Por fin llegó una vocecita débil y chillona («Es la de Bill», pensó Alicia).

—Bueno, casi ni me enteré… No más…, gracias; ya estoy mejor… Pero demasiado aturdido para contároslo… Lo único que sé es que algo, como movido por un resorte, me impulsó ¡y salí disparado como un cohete!

—Así fue ¡realmente! —dijeron los otros.

—¡Hay que prender fuego a la casa! —dijo la voz del Conejo, y Alicia gritó con todas sus fuerzas:

—Si lo hacéis ¡os soltaré a Dina!

Se hizo al instante un silencio mortal y Alicia pensó: «¿Qué irán a hacer ahora?

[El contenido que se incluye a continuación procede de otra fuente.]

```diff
+struct HeadTail { const float* wpart; int rows; float* dw; float* db; const float* ratio; int nc; const int32_t* pcounts; int ncblk; int32_t* counts; float* loss; };
+__device__ __forceinline__ void head_tail_block(const HeadTail& h, int blk, int C, int ncls) {
+    __shared__ double red[256];
+    __shared__ int ired[256];
+    const int tid = threadIdx.x;
+    if (blk == 0) {
+        double acc = 0.0;
+        for (int i = tid; i < h.nc; i += 256) acc += (double)h.ratio[i];
+        red[tid] = acc;
+        __syncthreads();
+        for (int s = 128; s > 0; s >>= 1) { if (tid < s) red[tid] += red[tid + s]; __syncthreads(); }
+        if (tid == 0) *h.loss = (float)(1.0 - red[0] / h.nc);
+        if (h.counts) {
+            const int j = tid & 3;
+            int v = 0;
+            for (int b = tid >> 2; b < h.ncblk; b += 64) v += h.pcounts[b * 4 + j];
+            ired[tid] = v;
+            __syncthreads();
+            for (int s2 = 128; s2 >= 4; s2 >>= 1) { if (tid < s2) ired[tid] += ired[tid + s2]; __syncthreads(); }
+            if (tid < 4) h.counts[tid] = ired[tid];
+        }
+        return;
+    }
+    float* fsm = reinterpret_cast<float*>(red);
+    const int o = blk - 1, n = ncls * (C + 1);
+    float a = 0.f;
+    for (int r = tid; r < h.rows; r += 256) a += h.wpart[(size_t)r * n + o];
+    fsm[tid] = a;
+    __syncthreads();
+    for (int st = 128; st >= 1; st >>= 1) {
+        if (tid < st) fsm[tid] += fsm[tid + st];
+        __syncthreads();
+    }
+    if (tid == 0) {
+        const int k = o / (C + 1), cc = o % (C + 1);
+        if (cc < C) h.dw[k * C + cc] = fsm[0]; else h.db[k] = fsm[0];
+    }
+}
+template <typename T>
+__global__ __launch_bounds__(256) void outc_bn_bwd_apply_tail_kernel(HeadTail h, int ntail, const float* __restrict__ dl, const float* __restrict__ w,
+                                const T* __restrict__ z, const float* __restrict__ bn, const float* __restrict__ sums,
+                                T* __restrict__ dz, int npix, int hw, int pix_per_group, int pix_per_block, int C, int ncls, FastDiv dhw, FastDiv dppg) {
+    if ((int)blockIdx.x < ntail) { head_tail_block(h, blockIdx.x, C, ncls); return; }
+    constexpr int NC = 2; constexpr bool SPLIT = false;
+    OUTC_APPLY_BODY(blockIdx.x - ntail)
+}
+
+extern "C" int bdn_outc_bn_bwd_apply_tail(int dtype, const float* dlogits, const float* w, const void* z, const float* bn,
+                                          int imgs_per_group, const float* sums, void* dz, const float* outc_ws, float* dw, float* db,
+                                          const float* tv_ws, float* loss, int32_t* counts, int B, int H, int W, int C, int ncls, void* stream) {
+    if (!dlogits || !w || !z || !bn || !sums || !dz || !outc_ws || !dw || !db || !tv_ws || !loss) BDN_FAIL(BDN_E_ARG, "outc_bn_bwd_apply_tail: null pointer");
+    if (!head_fused_ok(dtype, B, H, W, C, ncls, 0) || imgs_per_group <= 0 || B % imgs_per_group)
+        BDN_FAIL(BDN_E_SHAPE, "outc_bn_bwd_apply_tail: outside bdn_head_fused_supported (dtype=%d B=%d H=%d W=%d C=%d ncls=%d)", dtype, B, H, W, C, ncls);
+    hipStream_t st = (hipStream_t)stream;
+    const int npix = B * H * W, epu = dtype == BDN_BF16 ? 8 : 4, rows = 256 / (C / epu);
+    int ppb = (npix + 2047) / 2048; if (ppb < 2 * rows) ppb = 2 * rows; ppb = (ppb + rows - 1) / rows * rows;
+    const int ntail = 1 + ncls * (C + 1);
+    const unsigned grid = (npix + ppb - 1) / ppb + ntail;
+    const OverlapPlan p = overlap_plan(B, ncls, H, W, 0);
+    const float* part = tv_ws + p.n;
+    const HeadTail h{outc_ws, bdn_outc_bwd_rows(dtype, B, H, W, C), dw, db, tv_ws + bdn_overlap_workspace_bytes(B, ncls, H, W, 0) / sizeof(float), ncls * W,
+                     reinterpret_cast<const int32_t*>(part + (size_t)p.nblk * p.n), p.gx * p.gy, counts, loss};
+    if (dtype == BDN_BF16) hipLaunchKernelGGL(outc_bn_bwd_apply_tail_kernel<bf16s>, dim3(grid), dim3(256), 0, st, h, ntail, dlogits, w, (const bf16s*)z, bn, sums, (bf16s*)dz,
+                                              npix, H * W, imgs_per_group * H * W, ppb, C, ncls, FastDiv(H * W), FastDiv(imgs_per_group * H * W));
+    else hipLaunchKernelGGL(outc_bn_bwd_apply_tail_kernel<float>, dim3(grid), dim3(256), 0, st, h, ntail, dlogits, w, (const float*)z, bn, sums, (float*)dz,
+                            npix, H * W, imgs_per_group * H * W, ppb, C, ncls, FastDiv(H * W), FastDiv(imgs_per_group * H * W));
+    BDN_CHECK_LAUNCH("outc_bn_bwd_apply_tail");
     return BDN_OK;
 }
 
diff --git a/fabric_amd/engine.py b/fabric_amd/engine.py
--- a/fabric_amd/engine.py
+++ b/fabric_amd/engine.py
@@ -167,6 +167,18 @@
         return self._bwd
 
 
+@dataclass
+class HeadGrad:
+    logits: torch.Tensor
+    labels: torch.Tensor
+    tvws: torch.Tensor
+    alpha: float
+    beta: float
+    dlogits: torch.Tensor
+    loss: torch.Tensor
+    counts: torch.Tensor
+
+
 class BiDateEngine:
 
     def __init__(self, n_channels, n_classes, precision='bf16'):
@@ -190,6 +202,7 @@
         self.eval_fused = True
         self.eval_pair = (1, 2, 3, 4, 5)
         self.fold_bn_bwd = ('e1b', 'd4a')
+        self.head_fused = True
         self.wgrad_kernel = 0
         self.x3_bwd_terms = 2 if precision == 'bf16x3-fast' else 3
         self.x3_src_f32 = True
@@ -539,6 +552,10 @@
             return self.bwd_dtype
         return None
 
+    def head_fused_supported(self, B, H, W, need=None, dx=None):
+        return bool(self.head_fused and not self.x3 and self.chain_end(need, dx) != 'outc'
+                    and _lib.load().bdn_head_fused_supported(self.dt, B, H, W, self.layers[-1].cout, self.n_classes, 0))
+
     def chain_end(self, need, dx=None):
         if need is None or dx is not None:
             return None
@@ -576,6 +593,11 @@
             raise ValueError(f"bn_mode must be 'batch' or 'running', got {bn_mode!r}")
         frozen = bn_mode == 'running'
         B, H, W = ws.B, ws.H, ws.W
+        head = dlogits if isinstance(dlogits, HeadGrad) else None
+        if head is not None:
+            if not self.head_fused_supported(B, H, W, need, dx):
+                raise RuntimeError('backward: HeadGrad given outside head_fused_supported()')
+            dlogits = head.dlogits
         dev = dlogits.device
         dlogits = dlogits.contiguous().float()
         st = _lib.stream_ptr()
@@ -648,6 +670,12 @@
             dz = None if self.x3 else e(B, hk, wk, L.cout)
             out = ws.split_buf(('d', L.name), B * hk * wk * 2 * L.cout) if self.x3 else dz
             bn_bwd_finalize(L, B, B, rows)
+            if head is not None:
+                call('bdn_outc_bn_bwd_apply_tail', self.dt, ptr(dlogits), ptr(P['outc.conv.weight']), ptr(ws.z[L.name]),
+                     ptr(ws.bn[L.name]), B, ptr(sc['sums']), ptr(out), ptr(ws.outc_ws(self)), ptr(grads['outc.conv.weight']),
+                     ptr(grads['outc.conv.bias']), ptr(head.tvws), ptr(head.loss), ptr(head.counts), B, hk, wk, L.cout, self.n_classes, st)
+                ready(['outc.conv.weight', 'outc.conv.bias'])
+                return dz
             call('bdn_outc_bn_bwd_apply', self.mdt, ptr(dlogits), ptr(P['outc.conv.weight']), ptr(ws.z[L.name]),
                  ptr(ws.bn[L.name]), B, ptr(sc['sums']), ptr(out), B, hk, wk, L.cout, self.n_classes, st)
             return dz
@@ -761,10 +789,15 @@
 
         def chain():
             L4b = by['d4b']
-            call('bdn_outc_bwd', self.dt, ptr(dlogits), ptr(ws.z['d4b']), ptr(ws.bn['d4b']), ptr(P['outc.conv.weight']),
-                 None, ptr(grads['outc.conv.weight']), ptr(grads['outc.conv.bias']), ptr(ws.stats),
-                 ptr(ws.outc_ws(self)), B, H, W, L4b.cout, self.n_classes, st)
-            ready(['outc.conv.weight', 'outc.conv.bias'])
+            if head is not None:
+                call('bdn_outc_bwd_tversky', self.dt, ptr(head.logits), ptr(head.labels), ptr(head.tvws), float(head.alpha), float(head.beta),
+                     ptr(ws.z['d4b']), ptr(ws.bn['d4b']), ptr(P['outc.conv.weight']), ptr(dlogits), ptr(ws.stats),
+                     ptr(ws.outc_ws(self)), B, H, W, L4b.cout, self.n_classes, st)
+            else:
+                call('bdn_outc_bwd', self.dt, ptr(dlogits), ptr(ws.z['d4b']), ptr(ws.bn['d4b']), ptr(P['outc.conv.weight']),
+                     None, ptr(grads['outc.conv.weight']), ptr(grads['outc.conv.bias']), ptr(ws.stats),
+                     ptr(ws.outc_ws(self)), B, H, W, L4b.cout, self.n_classes, st)
+                ready(['outc.conv.weight', 'outc.conv.bias'])
             if end == 'outc':
                 return
             dA, ldA, rows = None, 0, _lib.load().bdn_outc_bwd_rows(self.dt, B, H, W, L4b.cout)
diff --git a/fabric_amd/train_step.py b/fabric_amd/train_step.py
--- a/fabric_amd/train_step.py
+++ b/fabric_amd/train_step.py
@@ -3,7 +3,7 @@
 
 from . import _lib
 from . import optim as _optim
-from .engine import param_order
+from .engine import HeadGrad, param_order
 from .parallel import FlatLayout, GradBucketer
 
 
@@ -397,8 +397,10 @@
     def _tversky_loss(self, logits, labels, st):
         B, C, H, W = logits.shape
         dev = logits.device
+        eng = self.model.engine()
+        fused = logits.dtype == torch.float32 and logits.is_contiguous() and eng.head_fused_supported(B, H, W, self._need)
         if self._tv is None or self._tv[3] != (B, C, H, W):
-            n = _lib.load().bdn_overlap_workspace_bytes(B, C, H, W, 0) // 4
+            n = max(_lib.load().bdn_overlap_workspace_bytes(B, C, H, W, 0), _lib.load().bdn_head_fused_workspace_bytes(B, C, H, W)) // 4
             self._tv = (torch.empty(n, dtype=torch.float32, device=dev), torch.empty((), dtype=torch.float32, device=dev),
                         torch.empty(4, dtype=torch.int32, device=dev), (B, C, H, W))
         tvws, loss, counts, _ = self._tv
@@ -406,6 +408,10 @@
             labels = labels.to(torch.uint8)
         labels = labels.contiguous()
         dlogits = torch.empty_like(logits)
+        if fused:
+            _lib.call('bdn_tversky_stats', logits.data_ptr(), labels.data_ptr(), float(self.alpha), float(self.beta), float(self.eps),
+                      tvws.data_ptr(), B, C, H, W, st)
+            return loss, counts, HeadGrad(logits, labels, tvws, self.alpha, self.beta, dlogits, loss, counts)
         _lib.call('bdn_tversky', logits.data_ptr(), labels.data_ptr(), float(self.alpha), float(self.beta),
                   float(self.eps), tvws.data_ptr(), loss.data_ptr(), counts.data_ptr(), dlogits.data_ptr(), B, C, H, W, st)
         return loss, counts, dlogits
diff --git a/include/bidate_hip.h b/include/bidate_hip.h
--- a/include/bidate_hip.h
+++ b/include/bidate_hip.h
@@ -180,6 +180,17 @@
                      int reduce_w, float* ws, float* loss, int32_t* counts, float* dlogits,
                      int B, int ncls, int H, int W, void* stream);
 
+int bdn_head_fused_supported(int dtype, int B, int H, int W, int C, int ncls, int reduce_w);
+size_t bdn_head_fused_workspace_bytes(int B, int ncls, int H, int W);
+int bdn_tversky_stats(const float* logits, const uint8_t* labels, float alpha, float beta, float eps,
+                      float* ws, int B, int ncls, int H, int W, void* stream);
+int bdn_outc_bwd_tversky(int dtype, const float* logits, const uint8_t* labels, const float* ws, float alpha, float beta,
+                         const void* z, const float* bn, const float* w, float* dlogits, float* bs_partial, float* outc_ws,
+                         int B, int H, int W, int C, int ncls, void* stream);
+int bdn_outc_bn_bwd_apply_tail(int dtype, const float* dlogits, const float* w, const void* z, const float* bn,
+                               int imgs_per_group, const float* sums, void* dz, const float* outc_ws, float* dw, float* db,
+                               const float* ws, float* loss, int32_t* counts, int B, int H, int W, int C, int ncls, void* stream);
+
 size_t bdn_focal_workspace_bytes(void);
 int bdn_focal(const float* logits, const uint8_t* labels, float gamma, const float* alpha, int size_average,
               void* ws, float* loss, int32_t* counts, float* dlogits,
```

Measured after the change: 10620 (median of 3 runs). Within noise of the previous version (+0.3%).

Si fueran un poquitín sensatos, quitarían el tejado». Al cabo de uno o dos minutos, empezaron a moverse nuevamente, y Alicia oyó que el Conejo decía:

—Bastará con una carretilla, para empezar.

«Una carretilla ¿de qué?», pensó Alicia. Pero sus dudas se aclararon pronto, porque al poco una lluvia de piedrecitas sacudió la ventana, y algunas le dieron en la cara. «Voy a poner punto final a todo esto», se dijo, y gritó:

—¡Mejor será que no se repita! —lo cual produjo un nuevo silencio.